Hi.
I have been wondering for a while about how a server application should
really consider the "query string" part of a URL, in terms of character
encoding. I am talking here of a URL of the form
http://hostname/somepath?name1=value1&name2=value2..&nameN=valueN
(the part after the question mark)
Starting with a quote from
http://www.w3.org/TR/html401/interact/forms.html#h-17.3 :
accept-charset = charset list [CI]
This attribute specifies the list of character encodings for input
data that is accepted by the server processing this form. The value is a
space- and/or comma-delimited list of charset values.
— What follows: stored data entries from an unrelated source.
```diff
@@ -1226,6 +1240,8 @@
 
   if (role == 1) {
     float2 prev_yv = make_float2(0.0f, 0.0f);
+    const int src8 = 8 * ((lane < DC_LEN) ? (lane + 64 - DC_LEN) : (lane - DC_LEN));
+    sh.slots[GATE_SLOTS - 1].yv[lane] = make_float2(0.0f, 0.0f);
     const float2 *xs = a.raw + (int64_t)strm * a.raw_stride;
     const bool vec = a.raw_vec_ok != 0;
     const int64_t hi_idx = vec ? ((a.raw_stride - 2) & ~(int64_t)1) : (a.raw_stride - 2);
@@ -1259,7 +1275,7 @@
           gate_load_raw<decltype(interior)::value>(buf[u], xs, hi_idx, rbase + (int64_t)(k + GATE_RAW_DEPTH) * 64 * DECIM, lane, vec);
           yw[64 * k + lane] = yv;
           sh.slots[k % GATE_SLOTS].yv[lane] = yv;
-          gate_spec_dc(sh.slots[k % GATE_SLOTS], yv, prev_yv, lane);
+          gate_spec_dc_lds(sh.slots[k % GATE_SLOTS], sh.slots[(k + GATE_SLOTS - 1) % GATE_SLOTS], yv, src8, lane);
           if ((u & 1) == 1) wv::lds_store(&sh.fir_seq, k + 1, lane);
         }
       };
@@ -1267,7 +1283,7 @@
       for (; grp < g_fast; ++grp) group(grp, GateTrue());
       for (; grp < ngroups; ++grp) group(grp, GateFalse());
     }
-    gate_filter_tail(sh, xs, hi_idx, rbase, vec, yw, ngroups * GATE_RAW_DEPTH, nsteps, n, at_start, back_seen, prev_yv, lane);
+    gate_filter_tail<true>(sh, xs, hi_idx, rbase, vec, yw, ngroups * GATE_RAW_DEPTH, nsteps, n, at_start, back_seen, prev_yv, lane, src8);
     wv::global_release();
     wv::lds_store(&sh.prod_done, 1, lane);
   } else if (role == 3) {
@@ -1333,9 +1349,12 @@
 }
 
 RFID_KERNEL_OCC(GATE_THREADS, GATE_WAVES_PER_SIMD) void gate_scan_kernel(GateArgs a) { gate_scan_body<false>(a); }
+RFID_KERNEL_OCC(GATE_THREADS, GATE_WAVES_PER_SIMD) void front_end_fused_single_kernel(GateArgs a) { gate_scan_body<true>(a); }
 RFID_KERNEL_OCC(GATE_THREADS, GATE_WAVES_PER_SIMD) void front_end_fused_kernel(GateArgs a) {
-  if (a.single_step == 0 && a.mode == 0) gate_pairs_body(a);
-  else gate_scan_body<true>(a);
+#if !defined(__HIPCC__)
+  if (a.single_step != 0 || a.mode != 0) { front_end_fused_single_kernel(a); return; }
+#endif
+  gate_pairs_body(a);
 }
 
 constexpr int LS_QUIET = EPC_WIN + T1_SAMPLES + 1 + WIN_LEN + DC_LEN;
```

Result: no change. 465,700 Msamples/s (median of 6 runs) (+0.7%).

The client must
interpret this list as an exclusive-or list, i.e., the server is able to
accept any single character encoding per entity received.
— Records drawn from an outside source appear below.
### include/bayesod_cdef.h

```cpp
typedef struct bod_context* bod_handle;
typedef enum {
    BOD_OK = 0,
    BOD_ERR_INVALID_ARG = 1,
    BOD_ERR_HIP = 2,
    BOD_ERR_OOM = 3,
    BOD_ERR_NOT_READY = 4,
    BOD_ERR_NO_DEVICE = 5
} bod_status;
enum { BOD_RANK_SCORE = 0, BOD_RANK_JOINT_ENTROPY = 1 };
enum { BOD_NMS_VARIANT_A = 0, BOD_NMS_VARIANT_B = 1 };
enum { BOD_HEAD_CLS = 0, BOD_HEAD_REG = 1, BOD_HEAD_COV = 2 };
enum { BOD_PRECISION_BF16 = 0, BOD_PRECISION_FP32 = 1, BOD_PRECISION_BF16X3 = 2, BOD_PRECISION_F16MX = 3, BOD_PRECISION_F16MX4 = 4 };
typedef struct {
    int32_t device;
    int32_t image_h, image_w;
    int32_t batch;
    int32_t mc_samples;
    int32_t num_classes;
    int32_t anchors_per_location;
    int32_t min_level, max_level;
    float   dropout_rate;
    int32_t use_full_covar;
    int32_t dirichlet_non_informative;
    int32_t gaussian_isotropic;
// ... 129 lines not shown
                                const float* gt_boxes_vuvu, const float* gt_classes, float min_positive_iou,
                                float max_negative_iou, uint64_t seed, uint32_t first_image_id, int32_t reg_kind,
                                float label_smoothing, float w_cls, float w_reg, float l2_rate, float learning_rate,
                                int32_t apply_update, double* out6);
bod_status bod_train_get_targets(bod_handle h, float* cls_targets, float* box_targets, uint8_t* positive_mask,
                                 uint8_t* negative_mask);
bod_status bod_train_gradients(bod_handle h, void** device_ptr, int64_t* count);
bod_status bod_train_apply(bod_handle h, float learning_rate, double* grad_norm);
bod_status bod_train_get(bod_handle h, const char* layer, int32_t kind, int32_t what, float* out, int64_t n);
bod_status bod_train_set(bod_handle h, const char* layer, int32_t kind, int32_t what, const float* data, int64_t n);
bod_status bod_train_step_count(bod_handle h, int64_t* get, int64_t set);
bod_status bod_loss_forward(int32_t device, int32_t B, int32_t A, int32_t C, const float* cls,
                            const float* cls_targets, const float* box, const float* box_targets,
                            const float* covar_params, const float* anchors, const uint8_t* positive_mask,
                            const uint8_t* negative_mask, int32_t do_classification, int32_t reg_kind,
                            float label_smoothing, double* out4);
typedef struct {
    int32_t energy_samples;
    uint64_t seed;
    uint32_t first_image_id;
    int32_t reserved[4];
} bod_loss_options;
bod_status bod_loss_forward_ex(int32_t device, int32_t B, int32_t A, int32_t C, const float* cls,
                               const float* cls_targets, const float* box, const float* box_targets,
                               const float* covar_params, const float* anchors, const uint8_t* positive_mask,
                               const uint8_t* negative_mask, int32_t do_classification, int32_t reg_kind,
                               float label_smoothing, double* out4, const bod_loss_options* options);
bod_status bod_set_loss_options(bod_handle h, const bod_loss_options* options);
bod_status bod_anchor_targets(int32_t device, int32_t A, const float* anchors_vuhw, int32_t B, const int32_t* num_gt,
                              const float* gt_boxes_vuvu, const float* gt_classes, int32_t C, float min_positive_iou,
                              float max_negative_iou, float* cls_targets, float* box_targets, uint8_t* positive_mask,
                              uint8_t* negative_mask, int32_t* best_gt, float* best_iou);
bod_status bod_validation_losses_boxes(bod_handle h, const int32_t* num_gt, const float* gt_boxes_vuvu, const float* gt_classes,
                                       float min_positive_iou, float max_negative_iou, int32_t do_classification,
                                       int32_t reg_kind, float label_smoothing, double* sums4);
bod_status bod_get_validation_detections_batch(bod_handle h, int32_t* num_detections, float* scores, float* corners);
bod_status bod_validate_boxes(bod_handle h, const float* images, int32_t images_on_device, const int32_t* num_gt,
                              const float* gt_boxes_vuvu, const float* gt_classes, float min_positive_iou,
                              float max_negative_iou, int32_t do_classification, int32_t reg_kind, float label_smoothing,
                              double* sums4, int32_t* num_detections, float* scores, float* corners);
bod_status bod_loss_backward(int32_t device, int32_t B, int32_t A, int32_t C, const float* cls,
                             const float* cls_targets, const float* box, const float* box_targets,
                             const float* covar_params, const float* anchors, const uint8_t* positive_mask,
                             const uint8_t* negative_mask, int32_t do_cls, int32_t reg_kind, float label_smoothing,
                             float w_cls, float w_reg, double* out4, float* dcls, float* dbox, float* dcov);
bod_status bod_loss_backward_ex(int32_t device, int32_t B, int32_t A, int32_t C, const float* cls,
                                const float* cls_targets, const float* box, const float* box_targets,
                                const float* covar_params, const float* anchors, const uint8_t* positive_mask,
                                const uint8_t* negative_mask, int32_t do_cls, int32_t reg_kind, float label_smoothing,
                                float w_cls, float w_reg, double* out4, float* dcls, float* dbox, float* dcov,
                                const bod_loss_options* options);
bod_status bod_pdq_corner_heatmaps(int32_t device, int32_t img_h, int32_t img_w, int32_t n, const double* means_yx,
                                   const double* covs_yx, int32_t* rois, float* heatmaps);
bod_status bod_pdq_frames(int32_t device, int32_t img_h, int32_t img_w, int32_t num_frames, const int32_t* num_gt,
                          const int32_t* gt_boxes, const int32_t* num_det, const int32_t* det_boxes,
                          const double* det_corner_covs, double* fg_loss, double* bg_loss, double* det_bg_loss,
                          float* heatmaps);
bod_status bod_score_pairs(int32_t device, int64_t n, const double* means, const double* covs, const double* targets,
                           int32_t num_samples, uint64_t seed, uint64_t first_row_id, double* out, int32_t* status);
bod_status bod_bench_head_conv(bod_handle h, int32_t layer, int32_t variant, int32_t iters,
                               double* mean_ms, double* flops_per_launch);
bod_status bod_profile_begin(bod_handle h);
bod_status bod_profile_select(bod_handle h, int32_t which);
bod_status bod_profile_end(bod_handle h, double* head_conv_ms, int64_t* head_conv_launches,
                           double* head_conv_flops, double* posterior_ms, int64_t* posterior_launches);
int32_t bod_record_width(bod_handle h);
bod_status bod_gather_detections(bod_handle h, int32_t slot, void* nccl_comm, int32_t world, int32_t rank, int32_t root,
                                 float* gathered_host, float** gathered_device);
bod_status bod_get_posterior_parts(bod_handle h, int32_t image_index, float* parts);
bod_status bod_set_posterior_parts(bod_handle h, int32_t image_index, int32_t m, const float* parts);
bod_status bod_get_detection_parts(bod_handle h, int32_t image_index, float* parts);
bod_status bod_get_detection_parts_batch(bod_handle h, float* parts);
bod_status bod_collect_parts(bod_handle h, int32_t slot, float* parts);
bod_status bod_device_detection_parts(bod_handle h, int32_t slot, void** ptr);
bod_status bod_get_posterior_class_parts(bod_handle h, int32_t image_index, float* rows);
bod_status bod_get_posterior_mean_probs(bod_handle h, int32_t image_index, float* mean_probs);
bod_status bod_set_posterior_class_parts(bod_handle h, int32_t image_index, int32_t m, const float* mean_probs, const float* rows);
bod_status bod_get_detection_class_parts(bod_handle h, int32_t image_index, float* rows);
bod_status bod_get_detection_class_parts_batch(bod_handle h, float* rows);
bod_status bod_collect_class_parts(bod_handle h, int32_t slot, float* rows);
bod_status bod_device_detection_class_parts(bod_handle h, int32_t slot, void** ptr);
bod_status bod_plan_info(bod_handle h, int32_t* info8);
bod_status bod_plan_info_n(bod_handle h, int32_t* info, int32_t n);
bod_status bod_stat_reset(bod_handle h);
bod_status bod_stat_forward(bod_handle h, const float* images, int32_t images_on_device, uint64_t seed, uint32_t first_image_id,
                            int32_t sample_base);
bod_status bod_stat_merge_from(bod_handle dst, bod_handle src);
bod_status bod_stat_merge(bod_handle h, const void* const* ptrs3, int32_t samples);
bod_status bod_stat_device(bod_handle h, void** ptrs3, int32_t* samples);
bod_status bod_stat_get(bod_handle h, float* cls_sum, float* box_moments, float* cov_sum, int32_t* samples);
bod_status bod_stat_set(bod_handle h, const float* cls_sum, const float* box_moments, const float* cov_sum, int32_t samples);
bod_status bod_stat_posterior(bod_handle h, uint64_t seed, uint32_t first_image_id);
enum { BOD_VIEW_IDENTITY = 0, BOD_VIEW_HFLIP = 1 };
bod_status bod_stat_forward_view(bod_handle h, const float* images, int32_t images_on_device, uint64_t seed, uint32_t first_image_id,
                                 int32_t sample_base, int32_t view);
bod_status bod_stat_merge_view(bod_handle h, const void* const* ptrs3, int32_t samples, int32_t view);
bod_status bod_stat_get_entropy(bod_handle h, float* ent_sum);
bod_status bod_stat_set_entropy(bod_handle h, const float* ent_sum);
bod_status bod_stat_device_entropy(bod_handle h, void** ptr);
bod_status bod_stat_merge_entropy(bod_handle h, const void* ent_sum, int32_t view);
```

The default value for this attribute is the reserved string
"UNKNOWN". User agents may interpret this value as the character
encoding that was used to transmit the document containing this FORM
element.
Some people (to which I belong), after trying to digest the various RFCs
and other recommendations that seem to deal with the subject (e.g.
RFC3986 and the document above), come to the conclusion that the
character set and/or encoding of the query string, after
percent-decoding, is basically undefined from a server's point of view.
Others seem to be convinced that it is Unicode encoded as UTF-8.
Yet others that it is, by default, iso-8859-1.
Now what is it ?
If I take the above quotation for instance, the part "User agents *may*
interpret " (the emphasis is mine only) kind of bothers me, in the sense
that it implies that the browser can do what it wants anyway.
The other part that bothers me is that according to the above, the
"accept-charset" attribute can specify *a list* of character encodings,
and not just one.
Then the above goes on to say "the server is able to accept any single
character encoding per entity received". What in this case is an
"entity" ? are we talking about the whole form submission, like in
"query string", or are we talking individual data items, as in the
individual "name=value" pairs ?
So basically, what will the browser pick, and how would the server know
what it picked ?
One could argue that the server should only send forms as follows :
- the server response to the browser should contain a "Content-Type:"
header that specifies not only the Mime type "text/html" (or
equivalent), but add a "charset" attribute.
- the html document being sent should contain a <meta> tag that
explicitly provides the document charset/encoding, like
<meta http-equiv="Content-Type" content="text/html;charset=utf-8" />.
- the <form> in the document should specify an "accept-charset"
attribute, preferably with a single charset/encoding like "utf-8".
That's all nice and well, but
a) if this incoming URL is something typed by a user in the URL bar of
the browser, there is no such previous response sent by the server.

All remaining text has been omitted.